What Changes Compared to SMOTE
With SMOTE on a fraud dataset, if you have 200 fraud transactions and want 1800 synthetic ones, each fraud point generates roughly 9 synthetics. No point gets more because it's harder.
With ADASYN on the same dataset:
- 50 fraud transactions in safe regions → rᵢ ≈ 0 → almost no synthetic samples
- 80 at moderate risk → rᵢ ≈ 0.4 → moderate contribution
- 70 surrounded by legitimate transactions → rᵢ ≈ 0.9 → most of the 1800 synthetics come from here
The classifier gets trained heavily on the genuinely ambiguous cases. This tends to produce better recall on edge cases at the cost of slightly more false positives — a tradeoff that's often exactly right in high-recall domains.
A Practical Comparison
from sklearn.ensemble import RandomForestClassifier
from sklearn.metrics import classification_report
from imblearn.over_sampling import SMOTE, ADASYN
from sklearn.model_selection import train_test_split
X_train, X_test, y_train, y_test = train_test_split(X, y, stratify=y)
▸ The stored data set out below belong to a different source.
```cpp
struct LinLate {
  const float *bias, *add, *gate;
  int ldadd, ldgate;
  bool add_polled, relu;
  float slope;
  Out out;
};
template <int NW, int OT, class Late, class WS = WMem, class PC = PaceOff>
__device__ __forceinline__ void tile_lin_late(const float* A, int lda, bool a_polled, const float* W, int K, Late& late, int r0, int c0, int B,
                                              float* red, Poll& pl, const float* A2 = nullptr, const float* A3 = nullptr, int w_width = 0,
                                              const WS& ws = WS(), const PC& pace = PC()) {
  const int t = threadIdx.x & 255;
  const int row = r0 + (t >> 4), col = c0 + (t & 15);
  const bool own = threadIdx.x < 256 && row < B;
  const int rowc = row < B ? row : r0;
#ifdef PCHAIN_TPROF
  const unsigned long long t0 = wall_clock64();
  pl.t_first = 0; pl.polls = 0;
#endif
  float e_bias = 0.f, e_gate = 1.f, e_add = 0.f;
  LinLate L;
  auto prefetch = [&]() {
    L = late();
    if (L.bias) e_bias = L.bias[col];
    if (L.gate) e_gate = L.gate[(size_t)rowc * L.ldgate + col];
    if (L.add && !L.add_polled) e_add = L.add[(size_t)rowc * L.ldadd + col];
  };
  f32x4 acc[1] = {{0.f, 0.f, 0.f, 0.f}};
  if (A2 != nullptr) {
    const float* const As[3] = {A, A2, A3};
    const float* const Ws[1] = {W};
    const int la[3] = {0, 0, 0}, cs[1] = {c0};
    tile_product<NW, OT, 3, 1, MapSum>(ws, As, la, true, r0, B, Ws, cs, K, acc, pl, prefetch, lda, w_width, pace);
  } else {
    const float* const As[1] = {A};
    const float* const Ws[1] = {W};
    const int la[1] = {lda}, cs[1] = {c0};
    tile_product<NW, OT, 1, 1, MapSame>(ws, As, la, a_polled, r0, B, Ws, cs, K, acc, pl, prefetch, a_polled ? lda : 0, w_width, pace);
  }
  float v[1];
  reduce_tiles<1, NW>(acc, red, v);
#ifdef PCHAIN_TPROF
  if (a_polled && pl.nap == 1) {
    const unsigned long long t3 = wall_clock64();
    pl.tp[0] += 1; pl.tp[1] += pl.t_first - t0; pl.tp[2] += pl.t_ok - pl.t_first; pl.tp[3] += t3 - pl.t_ok; pl.tp[4] += pl.polls;
    if (pl.t_end != 0) pl.tp[6] += t0 - pl.t_end;
  }
#endif
  if (threadIdx.x >= 256) return;
  if (L.add && L.add_polled) {
    const rsrc_t rs[1] = {make_rsrc(L.add)};
    const unsigned os[1] = {4u * ((unsigned)rowc * (unsigned)L.ldadd + (unsigned)col)};
    float ws[1];
    poll_words<1>(rs, os, ws, own, pl);
    e_add = ws[0];
  }
  if (!own) return;
  float x = v[0] + e_bias + e_add;
  if (L.relu) x = x > 0.f ? x : x * L.slope;
  if (L.gate) x = e_gate > 0.f ? x : x * L.slope;
  put(L.out, r0, c0, row, col, x);
#ifdef PCHAIN_TPROF
  if (a_polled && pl.nap == 1) { pl.t_end = wall_clock64(); pl.t_st = pl.t_end; }
#endif
}
template <int NW, int OT = OP_F32>
__device__ __forceinline__ void tile_lin(const float* A, int lda, bool a_polled, const float* W, int K, const float* bias,
                                         const float* add, int ldadd, bool add_polled, const float* gate, int ldgate, bool relu,
                                         float slope, const Out& out, int r0, int c0, int B, float* red, Poll& pl) {
  auto late = [&]() { return LinLate{bias, add, gate, ldadd, ldgate, add_polled, relu, slope, out}; };
  tile_lin_late<NW, OT>(A, lda, a_polled, W, K, late, r0, c0, B, red, pl);
}

struct HeadOut {
  float *mu_p, *sd_p, *mu_q, *sd_q, *raw_p, *raw_q, *muq_raw;
  Out z;
};
template <int NW, int OT = OP_F32, class WS = WMem, class PC = PaceOff>
__device__ __forceinline__ void tile_head(const float* P, const float* Q, bool polled, const float* Wp, const float* bp, const float* Wq,
                                          const float* bq, const float* eps, const HeadOut& o, int H, int Z, int residual, float beta,
                                          float inv_beta, float sd_eps, int r0, int c0, int B, float* red, Poll& pl, const WS& ws = WS(),
                                          const PC& pace = PC()) {
  const int t = threadIdx.x & 255;
  const int row = r0 + (t >> 4), col = c0 + (t & 15);
  const bool own = threadIdx.x < 256 && row < B;
  const size_t oc = (size_t)(row < B ? row : r0) * Z + col;
  float b0 = 0.f, b1 = 0.f, b2 = 0.f, b3 = 0.f, e = 0.f;
  auto prefetch = [&]() { b0 = bp[col]; b1 = bp[Z + col]; b2 = bq[col]; b3 = bq[Z + col]; e = eps[oc]; };
  f32x4 acc[4];
#pragma unroll
  for (int g = 0; g < 4; ++g) acc[g] = (f32x4){0.f, 0.f, 0.f, 0.f};
// ... 535 lines not shown
      }
#pragma unroll
      for (int j = 0; j < 4; ++j)
        if (wave * 4 + j < F) outp[lane * 32 + wave * 4 + j] = acc[j];
    }
  }
  __syncthreads();
  if (wave == 0) {
    const int rr = lane >> 2, ss = lane & 3, row = r0 + rr, smp = s0 + ss;
    if (row < B && smp < S) {
      const float* p = outp + lane * 32;
      const size_t f = (size_t)row * S + smp;
      const int best = mix_pick(p, num_mix, u != nullptr ? u + f * num_mix : nullptr);
      float x = p[num_mix + best];
      if (v != nullptr) x = logistic_draw(x, p[2 * num_mix + best], v[f], log_eps);
      put(xo, r0, s0 & ~15, row, smp, x);
    } else if (row < B) {
      put_t16(xo, r0, s0 & ~15, row, smp, 0.f);
    }
  }
  __syncthreads();
}

enum Kind : int { K_LIN = 0, K_HEAD = 1, K_GRU = 2, K_DZ = 3, K_GRUB = 4, K_DMOLS = 5, K_GRUS = 6, K_GRUSB = 7, K_LSTMS = 8, K_LSTMSB = 9, K_LINSEQ = 10, K_LSTM = 11 };
enum DescFlag : int {
  DF_RELU = 1,
  DF_A_PLAIN = 2,
  DF_ADD_POLLED = 4,
  DF_RM_SC1 = 8,
  DF_GENTLE = 16,
  DF_CANARY = 32,
  DF_A_SUM3 = 64,
  DF_SEQ_GATE = 128,
};
enum : int { LD_OUT = 3, N16_OUT = 0, N16_OUTB = 1 };
enum : int { LIN_A, LIN_W, LIN_BIAS, LIN_ADD, LIN_GATE, LIN_ORM, LIN_O16, LIN_O16B, LIN_A2, LIN_A3, LIN_LD_A = 0, LIN_LD_ADD = 1, LIN_LD_GATE = 2,
             LIN_I_W_WIDTH = 0, LIN_F_SLOPE = 0 };
enum : int { LINSEQ_A0 = 0, LINSEQ_W = 1, LINSEQ_AUX = 5, LINSEQ_ORM = 9, LINSEQ_O16 = 13, LINSEQ_ADD0 = 17, LINSEQ_LD_ORM = 0,
             LINSEQ_I_LD_ADD0 = 0, LINSEQ_I_N = 1, LINSEQ_I_LD_GATE = 2, LINSEQ_I_K0 = 3, LINSEQ_F_SLOPE = 0 };
enum : int { HEAD_P16, HEAD_Q16, HEAD_WP, HEAD_BP, HEAD_WQ, HEAD_BQ, HEAD_EPS, HEAD_MU_P, HEAD_SD_P, HEAD_MU_Q, HEAD_SD_Q, HEAD_RAW_P, HEAD_RAW_Q,
             HEAD_MUQ_RAW, HEAD_Z, HEAD_Z16, HEAD_Z16B, HEAD_I_Z = 0, HEAD_I_RESIDUAL = 1, HEAD_F_BETA = 0, HEAD_F_INV_BETA = 1, HEAD_F_SD_EPS = 2 };
enum : int { GRU_X16, GRU_WIH, GRU_XG, GRU_GH, GRU_HPREV, GRU_HRM, GRU_H16, GRU_RG, GRU_UG, GRU_NG, GRU_BIH, GRU_H16B, GRU_LD_HPREV = 0, GRU_I_R = 0 };
enum : int { DZ_D16, DZ_WT, DZ_D2_16, DZ_WT2, DZ_ADD, DZ_MU_Q, DZ_SD_Q, DZ_MU_P, DZ_SD_P, DZ_EPS, DZ_RAW_Q, DZ_RAW_P, DZ_MUQ_RAW, DZ_X_SL, DZ_C_RAW,
             DZ_C_FN, DZ_DQH, DZ_DQH16, DZ_DPH, DZ_DPH16, DZ_LD_ADD = 1, DZ_I_Z = 0, DZ_I_RESIDUAL = 1, DZ_I_STRIDE = 2, DZ_I_T0 = 3,
             DZ_F_FN_FLOOR = 0, DZ_F_BETA = 1, DZ_F_SD_EPS = 2, DZ_F_GEMM_FROM = 3 };
enum : int { GRUB_D0_16, GRUB_D1_16, GRUB_W0, GRUB_W1, GRUB_G_IN, GRUB_RG, GRUB_UG, GRUB_NG, GRUB_GH, GRUB_HPREV, GRUB_DD, GRUB_DGI, GRUB_DGI16,
             GRUB_DGH, GRUB_DGH16, GRUB_GA, GRUB_G_OUT, GRUB_G_ADD, GRUB_LD_H = 0, GRUB_LD_GADD = 1, GRUB_I_R = 0, GRUB_I_GEMM_FROM = 1,
             GRUB_I_GATES_TO = 2, GRUB_I_GIN_FROM = 3 };
enum : int { DMOLS_DEC, DMOLS_W, DMOLS_B, DMOLS_U, DMOLS_V, DMOLS_X, DMOLS_X16, DMOLS_LD_DEC = 0, DMOLS_I_S = 0, DMOLS_I_F = 1, DMOLS_I_NMIX = 2,
             DMOLS_F_LOG_EPS = 0 };
enum : int { GRUS_H16, GRUS_WHH, GRUS_BHH, GRUS_XG, GRUS_LENS, GRUS_HPREV, GRUS_HNEXT, GRUS_HNEXT16, GRUS_OUT, GRUS_RG, GRUS_UG, GRUS_NG, GRUS_GHN,
             GRUS_I_R = 0, GRUS_I_REVERSE = 1, GRUS_I_OUT_TS = 2, GRUS_I_OUT_LD = 3 };
enum : int { GRUSB_DGH16_IN, GRUSB_WHHT, GRUSB_DOUT, GRUSB_RG, GRUSB_UG, GRUSB_NG, GRUSB_GHN, GRUSB_HPREV, GRUSB_LENS, GRUSB_G, GRUSB_DGI, GRUSB_DGH,
             GRUSB_DGH16, GRUSB_DH0, GRUSB_N16_T = 1, GRUSB_I_R = 0, GRUSB_I_REVERSE = 1, GRUSB_I_OUT_TS = 2, GRUSB_I_OUT_LD = 3 };
enum : int { LSTMS_H16, LSTMS_WHH, LSTMS_BHH, LSTMS_XG, LSTMS_LENS, LSTMS_HPREV, LSTMS_HNEXT, LSTMS_HNEXT16, LSTMS_CPREV, LSTMS_CNEXT, LSTMS_OUT,
             LSTMS_GATES, LSTMS_I_H = 0 };
enum : int { LSTMSB_DG16_IN, LSTMSB_WHHT, LSTMSB_DOUT, LSTMSB_GATES, LSTMSB_CS, LSTMSB_DC, LSTMSB_DG, LSTMSB_DG16, LSTMSB_DH0, LSTMSB_N16_T = 1, LSTMSB_I_H = 0 };
enum : int { LSTM_X16, LSTM_WIH, LSTM_BIH, LSTM_GH, LSTM_CPREV, LSTM_CNEXT, LSTM_HRM, LSTM_H16, LSTM_H16B, LSTM_I_H = 0 };
constexpr int kMaxDesc = 24, kMaxPtr = 20;
struct Desc {
  int kind, ct, wg0, nwg, flags, K, s_begin, s_end;
  int ld[4];
  int n16[2];
  int i[4];
  float f[4];
  unsigned char sidx[kMaxPtr];
  const float* p[kMaxPtr];
};
struct Program {
  int ot = OP_F32;
// ... 129 lines not shown
```

benchmarking-lvms_amd/csrc/pchain.hip:

```cpp
#include <algorithm>
#include <mutex>

#include "common.h"
#include "pchain.h"
#include "pchain_rt.h"

namespace blvm {
namespace {
using namespace pchain;

constexpr int kDescWords = 128;
enum { RD_KIND = 0, RD_CT, RD_WG0, RD_NWG, RD_FLAGS, RD_K, RD_SBEGIN, RD_SEND, RD_LD = 8, RD_N16 = 12, RD_I = 14, RD_F = 18, RD_P = 24, RD_ST = 64,
       RD_NT = 84, RD_TILE = 85 };
constexpr int kMaxTilesPerWg = kDescWords - RD_TILE;
struct Hdr {
  int ndesc, s0, S, B, xcd, prof_wg, lds_products;
  Ctl ctl;
  unsigned long long* prof;
};
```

for name, sampler in [("SMOTE", SMOTE()), ("ADASYN", ADASYN())]:
X_res, y_res = sampler.fit_resample(X_train, y_train)
clf = RandomForestClassifier(n_estimators=100, random_state=42)
clf.fit(X_res, y_res)
print(f"\n{name}:")
print(classification_report(y_test, clf.predict(X_test)))On highly imbalanced datasets with overlapping classes, ADASYN typically shows better recall on the minority class and slightly lower precision. Whether that tradeoff works depends entirely on your domain.
Where It Breaks
Noisy minority points become expensive. If a minority sample is mislabeled (a legitimate transaction marked as fraud), ADASYN will give it the highest weight — it's surrounded by majority points by definition. You end up generating a lot of synthetic samples around the most unreliable anchor in your dataset. Noise in the minority class punishes ADASYN more than it punishes SMOTE.
Over-aggressiveness near noisy boundaries. In domains where the boundary between classes is genuinely fuzzy (not because of data quality, but because the phenomenon itself is ambiguous), ADASYN can push the classifier too hard into ambiguous territory and hurt overall calibration.
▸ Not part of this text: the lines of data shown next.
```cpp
int ink_host_sparse_sample(const uint8_t* rgb_u8, int32_t H, int32_t W, int32_t* out_yx, int32_t cap, int32_t* count);
int ink_host_assign_unlabeled(const int32_t* q_yx, int32_t Q, const int32_t* boxes, int32_t nb, const int32_t* box2mask,
                              const int32_t* d2, const uint8_t* nonempty, int32_t n_masks, int32_t* out_label);

int ink_depth_patchify(const void* image_u8, int32_t H, int32_t W, int32_t nh, int32_t nw, int32_t P, int32_t KP,
                       const double* mean3, const double* std3, int32_t chan_reverse, void* out_f16, void* stream);

int ink_resize_bilinear_ac_nhwc(const float* in, int32_t B, int32_t h, int32_t w, int32_t C, int32_t H, int32_t W,
                                float* out_f32, void* out_f16, void* stream);

int ink_conv3x3_f16(const void* in_f16, int32_t B, int32_t H, int32_t W, int32_t C, const void* wt_f16, int32_t N,
                    const float* bias, int32_t stride, int32_t relu_in, int32_t act, const float* residual, void* out,
                    int32_t out_f16, void* stream);

int ink_layers_otsu_planes(const void* gray_u8, int32_t n, int32_t H, int32_t W, int32_t invert, int32_t* hist,
                           int32_t* thresh, void* out_planes, void* stream);

int ink_layers_dilate(const void* planes, int32_t n, int32_t H, int32_t W, int32_t kernel_size, int32_t iterations,
                      void* tmp_planes, void* out_planes, void* stream);

int ink_layers_border_band(const void* planes, int32_t n, int32_t H, int32_t W, int32_t band, int32_t* flags,
                           void* stream);

int ink_layers_components_workspace_ints(int32_t n, int32_t H, int32_t W, int64_t* out_ints);
int ink_layers_components(const void* planes, int32_t n, int32_t H, int32_t W, int32_t mode, void* tmp_planes3,
                          int32_t* workspace, void* out_planes, void* stream);

int ink_layers_chamfer_workspace_ints(int32_t n, int32_t H, int32_t W, int64_t* out_ints);
int ink_layers_chamfer(const void* mask_planes, const void* stroke_planes, int32_t n, int32_t H, int32_t W,
                       int32_t safety_margin, int32_t full, int32_t* dist, int32_t* workspace, int32_t* min_out,
                       int32_t* shrink_out, void* out_planes, void* stream);

int ink_layers_mask_tables(const void* masks_u8, int32_t n, int32_t H, int32_t W, int32_t* bbox, int32_t* overlap,
                           void* stream);

int ink_layers_assemble(const void* sketch_rgb_u8, const void* masks_u8, const void* bg_planes, const int32_t* bbox,
                        const int32_t* overlap, int32_t n, int32_t H, int32_t W, void* sketch_layers_u8,
                        void* edit_masks_u8, void* debug_u8, void* stream);

int ink_layers_composite(const void* inpainted_rgb_u8, const void* sketch_layer_u8, int32_t H, int32_t W,
                         void* out_rgb_u8, void* stream);

int ink_layers_gray(const void* rgb_u8, int32_t n, int32_t H, int32_t W, void* gray_u8, void* stream);

int ink_layers_rgba(const void* gray_u8, const void* bg_planes, int32_t n, int32_t H, int32_t W, void* rgba_u8,
                    void* stream);


int ink_inp_contrast(const void* rgb_u8, int32_t H, int32_t W, float factor, void* sum_u64, void* out_rgb_u8,
                     void* stream);

int ink_inp_bilateral(const void* rgb_u8, int32_t H, int32_t W, const float* tables, void* out_rgb_u8, void* stream);

int ink_inp_mask_prepare(const void* mask_u8, int32_t H, int32_t W, int32_t dilate_iterations, int32_t blur,
                         void* tmp2_u8, void* out_u8, void* stream);

int ink_inp_condition(const void* rgb_u8, const void* mask_u8, int32_t H, int32_t W, float* out_f32, void* stream);

int ink_inp_cleanup(const void* result_rgb_u8, int32_t H, int32_t W, const float* taps11, float* tmp_f32,
                    void* thresh_u8, void* clean_rgb_u8, void* stream);

int ink_inp_soft_blend(const void* clean_rgb_u8, const void* original_rgb_u8, const void* mask_u8, int32_t H, int32_t W,
                       const double* taps2, double* tmp_f64, void* out_rgb_u8, void* stream);

int ink_inp_luma(const void* rgb_u8, int32_t H, int32_t W, int32_t out_channels, void* out_u8, void* stream);

int ink_inp_unsharp(const void* img_u8, int32_t H, int32_t W, int32_t channels, uint32_t ww, uint32_t fw,
                    int32_t percent, int32_t threshold, void* tmp2_u8, void* out_u8, void* stream);

int ink_inp_rgba_cut(const void* rgb_u8, const void* mask_u8, int32_t H, int32_t W, void* rgba_u8, void* stream);


int ink_vis_gray_min(const void* sketch_u8, int32_t channels, int32_t H, int32_t W, int32_t* gray_min, void* stream);
// ... 23 lines not shown
```

### inklayer_amd/_lib.py

```python
from __future__ import annotations

import ctypes as C
import os
from pathlib import Path

_LIB_PATH = Path(__file__).resolve().parent / "lib" / "libinklayer_hip.so"
_lib = None

c_void_p, c_int, c_i64, c_float = C.c_void_p, C.c_int32, C.c_int64, C.c_float


class InkGemm(C.Structure):
    _fields_ = [
        ("A", c_void_p), ("W", c_void_p), ("bias", c_void_p), ("col_scale", c_void_p),
        ("residual", c_void_p), ("row_map", c_void_p), ("C", c_void_p),
        ("M", c_int), ("N", c_int), ("K", c_int),
        ("lda", c_int), ("ldw", c_int), ("ldr", c_int), ("ldc", c_int),
        ("act", c_int), ("c_f16", c_int),
    ]


class InkAttn(C.Structure):
    _fields_ = [
        ("Q", c_void_p), ("K", c_void_p), ("V", c_void_p), ("O", c_void_p),
        ("ldq", c_i64), ("ldk", c_i64), ("ldv", c_i64), ("ldo", c_i64),
        ("n_batch", c_int), ("n_heads", c_int), ("n_q", c_int), ("n_k", c_int),
        ("head_dim", c_int), ("scale", c_float), ("bias_mode", c_int), ("grid_w", c_int),
        ("q_batch_rows", c_void_p), ("kv_batch_rows", c_void_p),
        ("rel_h", c_void_p), ("rel_w", c_void_p), ("rel_aug", c_void_p),
        ("dense_bias", c_void_p), ("dense_mask", c_void_p), ("n_mask", c_int), ("rel_f16", c_int),
        ("tok_rows", c_void_p), ("pad_k", c_void_p), ("pad_v", c_void_p),
    ]
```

Not deterministic across runs. The difficulty ratio computation is stable, but the synthetic sample generation involves random interpolation. Results can vary meaningfully across random seeds, especially on small datasets. Fix random_state in experiments.
Can't handle categorical features. Like all SMOTE variants, ADASYN interpolates linearly in feature space. Mixed-type datasets with categorical columns need preprocessing (target encoding, etc.) or a different approach entirely.
When to Use It
ADASYN makes sense when:
- Your evaluation shows the minority class precision is acceptable but recall is poor on edge cases specifically
- You have a relatively clean dataset — not many mislabeled minority samples
- You're in a high-recall domain (medical diagnosis, fraud detection, safety systems) where missing a positive is more expensive than a false alarm
- SMOTE gave you marginal improvement and you want a more aggressive boundary-focused strategy
Skip ADASYN when:
- Your minority class has label noise — you'll amplify the wrong points
- Precision is as important as recall — the over-aggressiveness near boundaries can hurt it
- Your dataset is small — the difficulty ratios become unreliable with few samples
ADASYN is SMOTE with a feedback signal. It's not smarter about how it generates samples — the interpolation is identical — but it's smarter about where it concentrates effort. That distinction alone is often enough to push a borderline model into production territory.